# Try it
If a line in the records below contains "shown", copy that line.

# Data for processing

====================

# liuQuan98/APR

Measured on AMD Instinct MI355X. Metric: point-cloud pairs/sec (120k-pt KITTI frame, FCGF encode+match+SVD), higher is better.
Workload: dtype f32

## Files before the change

### apr_amd/_lib.py

```python
from __future__ import annotations

import ctypes as C
import os

import torch

_HERE = os.path.dirname(os.path.abspath(__file__))
LIB_PATH = os.path.join(_HERE, "lib", "libapr_hip.so")

_p = C.c_void_p
_i32, _i64, _u64, _f32, _f64, _sz = C.c_int32, C.c_int64, C.c_uint64, C.c_float, C.c_double, C.c_size_t

class PairDesc(C.Structure):
    _fields_ = [("f0", C.c_void_p), ("n0", C.c_int64), ("f1", C.c_void_p), ("n1", C.c_int64),
                ("xyz0", C.c_void_p), ("xyz1", C.c_void_p), ("seed", C.c_uint64)]


class SpconvDesc(C.Structure):
    _fields_ = [("inp", C.c_void_p), ("ldi", C.c_int64), ("nbr", C.c_void_p), ("n_out", C.c_int64),
                ("K", C.c_int32), ("cin", C.c_int32), ("cout", C.c_int32), ("relu", C.c_int32),
                ("w_packed", C.c_void_p), ("scale", C.c_void_p), ("shift", C.c_void_p),
                ("residual", C.c_void_p), ("ldr", C.c_int64), ("out", C.c_void_p), ("ldo", C.c_int64),
                ("counters", C.c_void_p), ("plist", C.c_void_p), ("prod_scratch", C.c_void_p),
                ("plist_bytes", C.c_int64), ("w_bf3", C.c_void_p),
# ... 86 lines not shown
    "apr_pairlist3_build": (C.c_int, [_p, _i64, _i32, _p, _p, _sz, _p]),
    "apr_spconv_ws3_supported": (C.c_int, [_i32, _i32, _i32]),
    "apr_spconv_ws3_fwd_bf3": (C.c_int, [_p, _i64, _p, _p, _i64, _i32, _i32, _p, _p, _p, _p, _i64, _i32, _p, _i64, _p, _p]),
    "apr_spconv_ws_fwd": (C.c_int, [_p, _i64, _p, _p, _i64, _i32, _i32, _i32, _p, _p, _p, _p, _i64, _i32, _p, _i64, _p, _p]),
    "apr_spconv_packed_bf3_bytes": (_i64, [_i32, _i32, _i32]),
    "apr_spconv_pack_weights_bf3": (C.c_int, [_p, _i32, _i32, _i32, _p, _p]),
    "apr_spconv_pack_weights_bf3_ex": (C.c_int, [_p, _i32, _i32, _i32, _i32, _i32, _p, _p]),
    "apr_spconv_ws_fwd_bf3": (C.c_int, [_p, _i64, _p, _p, _i64, _i32, _i32, _i32, _p, _p, _p, _p, _p, _i64, _i32, _p, _i64,
                                        _p, _p]),
    "apr_spconv_wgrad_scratch_bytes": (_sz, [_i64, _i32, _i32, _i32]),
    "apr_spconv_wgrad": (C.c_int, [_p, _i64, _p, _i64, _p, _i64, _i32, _i32, _i32, _p, _p, _sz, _p]),
    "apr_spconv_wgrad_same_level": (C.c_int, [_p, _i64, _p, _i64, _p, _i64, _i32, _i32, _i32, _p, _p, _sz, _p]),
    "apr_spconv_route": (_i32, [_p]),
    "apr_spconv_tile_variant": (_i32, [_p]),
    "apr_dense_gemm_bf3_variant": (_i32, [_i64, _i32, _i32]),
    "apr_spconv_wgrad_plan": (C.c_int, [_p, _i64, _p, _i64, _i64, _i32, _i32, _i32, _i32, _p]),
    "apr_spconv_ws_supported": (_i32, [_i32, _i32, _i32]),
    "apr_spconv_bigk_supported": (_i32, [_i32, _i32, _i32]),
    "apr_spconv_fwd_batch": (C.c_int, [_p, _i32, _p]),
    "apr_spconv_fwd_batch_timed": (C.c_int, [_p, _i32, _p, _p]),
    "apr_bn_stats": (C.c_int, [_p, _i64, _i64, _i32, _p, _p, _p, _sz, _p]),
    "apr_norm_params": (C.c_int, [_p, _i64, _i64, _i32, _f32, _p, _p, _p, _sz, _p]),
    "apr_bn_stats_scratch_bytes": (_sz, [_i64, _i32]),
    "apr_instance_norm_act": (C.c_int, [_p, _i64, _i64, _i32, _f32, _p, _i64, _i32, _f32, _p, _i64, _p, _sz, _p]),
    "apr_spconv_os_tile_rows": (_i32, [_i64, _i32, _i32]),
    "apr_spconv_os_pairs_bytes": (_sz, [_i64, _i32, _i32]),
    "apr_spconv_os_pairs_build": (C.c_int, [_p, _i64, _i64, _i32, _i32, _p, _sz, _p]),
    "apr_spconv_os_trace": (C.c_int, [_p, _i32]),
    "apr_spconv_os_set_debug": (C.c_int, [_i32]),
    "apr_spconv_os_fwd": (C.c_int, [_p, _i64, _p, _i64, _i32, _i32, _i32, _i32, _p, _p, _p, _p, _i64, _i32, _p, _i64, _p]),
    "apr_norm_backward_scratch_bytes": (_sz, [_i64, _i32]),
    "apr_norm_backward": (C.c_int, [_p, _i64, _p, _i64, _i64, _i32, _p, _p, _p, _p, _i64, _p, _p, _p, _sz, _p]),
    "apr_bn_train_fwd": (C.c_int, [_p, _i64, _i64, _i32, _p, _p, C.c_float, C.c_float, _p, _p, _p, _i64, _i32, _p, _i64, _p, _p,
                                   _p, _p, _i32, _p, _sz, _p]),
    "apr_bn_train_bwd": (C.c_int, [_p, _i64, _p, _i64, _p, _i64, _i64, _i32, _p, _p, _p, _i32, _p, _i64, _p, _i64, _p, _p,
                                   _p, _i32, _p, _sz, _p]),
    "apr_weights_flip_transpose": (C.c_int, [_p, _i32, _i32, _i32, _i32, _p, _p]),
    "apr_dense_gemm_bf3": (C.c_int, [_p, _i64, _i64, _i32, _i32, _p, _p, _p, _p, _i64, _i32, _p, _i64, _p]),
    "apr_dense_rows_bf3_ok": (_i32, [_i32, _i32]),
    "apr_dense_rows_bf3_route": (_i32, [_i64, _i32, _i32]),
    "apr_dense_rows_bf3": (C.c_int, [_p, _i64, _i64, _i32, _i32, _p, _p, _p, _p, _i64, _i32, _i32, _p, _i64, _p]),
    "apr_dense_gemm_bf3_norm_scratch_bytes": (_sz, [_i64, _i32, _i32]),
    "apr_dense_gemm_bf3_norm_act": (C.c_int, [_p, _i64, _i64, _i32, _i32, _p, _f32, _p, _i64, _i32, _f32, _p, _i64, _p, _i32, _p,
                                              _sz, _p]),
    "apr_weighted_choice_round": (C.c_int64, [_p, _i64, _p, _i64, _i64, _p, _i64, _p, _p, _i32]),
    "apr_instance_norm_act_seg": (C.c_int, [_p, _i64, _i64, _i32, _f32, _p, _i64, _i32, _f32, _p, _i64, _p, _i32, _p, _sz, _p]),
    "apr_affine_act": (C.c_int, [_p, _i64, _i64, _i32, _p, _p, _p, _i64, _i32, _f32, _p, _i64, _p]),
    "apr_act_backward": (C.c_int, [_p, _i64, _p, _i64, _i64, _i32, _i32, _f32, _p, _i64, _p]),
    "apr_l2_normalize": (C.c_int, [_p, _i64, _i64, _i32, _p, _i64, _p]),
    "apr_l2_normalize_backward": (C.c_int, [_p, _i64, _p, _i64, _i64, _i32, _p, _i64, _p]),
    "apr_feature_nn": (C.c_int, [_p, _i64, _p, _i64, _i32, _p, _p]),
    "apr_feature_nn_fast_scratch_bytes": (_sz, [_i64, _i64, _i32]),
    "apr_feature_nn_fast": (C.c_int, [_p, _i64, _p, _i64, _i32, _p, _p, _sz, _p]),
    "apr_nn_unpack": (C.c_int, [_p, _i64, _p, _p, _p]),
    "apr_ransac_scratch_bytes": (_sz, [_i64, _i64]),
    "apr_ransac_pose": (C.c_int, [_p, _i64, _p, _i64, _p, _f64, _f64, _i64, _u64, _p, _sz, _p, _p]),
    "apr_ransac_geometric_scratch_bytes": (_sz, [_i64, _i64, _i64]),
    "apr_ransac_pose_geometric": (C.c_int, [_p, _i64, _p, _i64, _p, _f64, _f64, _i64, _i64, _u64, _p, _sz, _p, _p]),
    "apr_ransac_raw_bytes": (_sz, []),
    "apr_ransac_pose_geometric_async": (C.c_int, [_p, _i64, _p, _i64, _p, _f64, _f64, _i64, _i64, _u64, _p, _sz, _p, _p]),
    "apr_ransac_decode": (C.c_int, [_p, _p]),
    "apr_ransac_pose_async": (C.c_int, [_p, _i64, _p, _i64, _p, _f64, _f64, _i64, _u64, _p, _sz, _p, _p]),
    "apr_fcgf_test_pair": (C.c_int, [_p, _i64, _p, _i64, _p, _p, _i64, _i64, _p, _p, _i64, _p, _i64, _p, _p, _p, _f64, _f64,
                                     _f64, _i64, _p, _p, _i64, _i64, _p]),
    "apr_irls_pose": (C.c_int, [_p, _p, _p, _i64, _p, _p, _sz, _p]),
    "apr_match_pose_batch_scratch_bytes": (_sz, [_i32, _i64, _i64, _i32, _i64]),
    "apr_match_pose_batch": (C.c_int, [_p, _i32, _i32, C.c_double, C.c_double, _i64, _p, _sz, _p, _p]),
    "apr_match_pose_batch_slot_bytes": (_sz, [_i32]),
    "apr_match_pose_set_lanes": (C.c_int, [_i32]),
    "apr_match_pose_batch_enqueue": (C.c_int, [_p, _i32, _i32, C.c_double, C.c_double, _i64, _p, _sz, _p, _p]),
    "apr_match_pose_batch_finish": (C.c_int, [_p, _i32, _i32, C.c_double, C.c_double, _i64, _p, _sz, _p, _p, _p]),
    "apr_irls_scratch_bytes": (_sz, [_i64]),
    "apr_valid_pair": (C.c_int, [_p, _i64, _p, _i64, _p, _p, _i64, _i64, _p, _p, _f32, _p, _i64, _i64, _p, _sz, _p]),
    "apr_valid_pair_scratch_bytes": (_sz, [_i64]),
    "apr_predator_valid_record": (C.c_int, [_p, _p, _p, _p, _p, _p, _p, _p, _i64, _i64, _p, _i64, _i64, _p]),
    "apr_predator_test_pair": (C.c_int, [_p, _i64, _p, _i64, _p, _p, _p, _p, _f64, _f64, _f64, _f64, _p, _i64, _i64, _p]),
    "apr_contrastive_reduce": (C.c_int, [_p, _p, _i32, _i32, _p, _p, _p, _p, _p, _p, _p, _i32, _i64, _f32, _f32, _p, _p]),
    "apr_pair_rows_from_nn": (C.c_int, [_p, _i64, _p, _i64, _p, _p]),
    "apr_pair_dist": (C.c_int, [_p, _i64, _p, _i64, _i32, _p, _p, _i64, _i64, _f32, _p, _p, _p, _p]),
    "apr_pair_terms_scratch_bytes": (_sz, [_i64]),
    "apr_pair_terms_reduce": (C.c_int, [_p, _p, _p, _i64, _p, _i64, _p, _i64, _i64, _f32, _i32, _p, _p, _p, _p, _p, _p, _sz, _p]),
    "apr_pair_grad_scratch_bytes": (_sz, [_i64, _i64, _i64]),
    "apr_pair_grad": (C.c_int, [_p, _i64, _p, _i64, _i32, _p, _p, _i64, _p, _p, _p, _p, _i32, _p, _p, _p, _sz, _p]),
    "apr_grid_subsample_scratch_bytes": (_sz, [_i64]),
    "apr_grid_subsample": (C.c_int, [_p, _i64, _p, _i32, _f32, _p, _i32, _p, _p, _p, _p, _sz, _p]),
    "apr_grid_subsample_async": (C.c_int, [_p, _i64, _p, _i32, _f32, _p, _i32, _p, _p, _p, _p, _sz, _p]),
    "apr_voxel_down_sample_scratch_bytes": (_sz, [_i64]),
    "apr_voxel_down_sample": (C.c_int, [_p, _i64, _p, _i32, _f64, _p, _p, _p, _p, _p, _p, _p, _sz, _p]),
    "apr_sample_augment": (C.c_int, [_p, _p, _i64, _f64, _p, _f64, _p, _p, _p]),
    "apr_cloud_mean": (C.c_int, [_p, _i64, _p, _p]),
    "apr_radius_scratch_bytes": (_sz, [_i64, _i64]),
    "apr_radius_neighbors_async": (C.c_int, [_p, _i64, _p, _i64, _p, _p, _i32, _f32, _i32, _p, _i64, _p, _p, _sz, _p]),
    "apr_radius_neighbors_regrid_async": (C.c_int, [_p, _i64, _p, _i64, _p, _p, _i32, _f32, _i32, _p, _i64, _p, _p, _sz, _p]),
    "apr_radius_neighbors": (C.c_int, [_p, _i64, _p, _i64, _p, _p, _i32, _f32, _i32, _p, _i64, _p, _p, _sz, _p]),
    "apr_knn": (C.c_int, [_p, _i32, _i32, _i32, _p, _p]),
    "apr_row_sums": (C.c_int, [_p, _i64, _i64, _i32, _p, _p]),
    "apr_kpconv_weighted": (C.c_int, [_p, _i64, _p, _i64, _p, _i32, _p, _i64, _i32, _p, _i32, _f32, _p, _p, _i64, _p]),
    "apr_kpconv_fused_ok": (_i32, [_i32, _i32, _i32]),
    "apr_kpconv_fused_route": (_i32, [_i64, _i32, _i32, _i32]),
    "apr_kpconv_fused": (C.c_int, [_p, _i64, _p, _i64, _p, _i32, _p, _i64, _i32, _p, _i32, _f32, _p, _p, _i32, _p, _i64, _p]),
    "apr_kpconv_dfeat": (C.c_int, [_p, _i64, _p, _i64, _p, _i32, _p, _i64, _i32, _p, _i32, _f32, _p, _p, _i64, _p]),
    "apr_kpconv_dfeat_contrib": (C.c_int, [_p, _i64, _p, _i64, _p, _i32, _p, _i64, _i32, _p, _i32, _f32, _p, _p, _p]),
    "apr_kpconv_deform_weighted": (C.c_int, [_p, _i64, _p, _i64, _p, _i32, _p, _i64, _i32, _p, _p, _i32, _f32, _p, _p, _i64, _p,
                                             _p]),
    "apr_kpconv_deform_dfeat_contrib": (C.c_int, [_p, _i64, _p, _i64, _p, _i32, _p, _i64, _i32, _p, _p, _i32, _f32, _p, _p, _p]),
    "apr_kpconv_deform_dgeom": (C.c_int, [_p, _i64, _p, _i64, _p, _i32, _p, _i64, _i32, _p, _i64, _p, _p, _i32, _f32, _p, _p, _p,
# ... 130 lines not shown
```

====================

# Worked solution
# ... 86 lines not shown
# ... 130 lines not shown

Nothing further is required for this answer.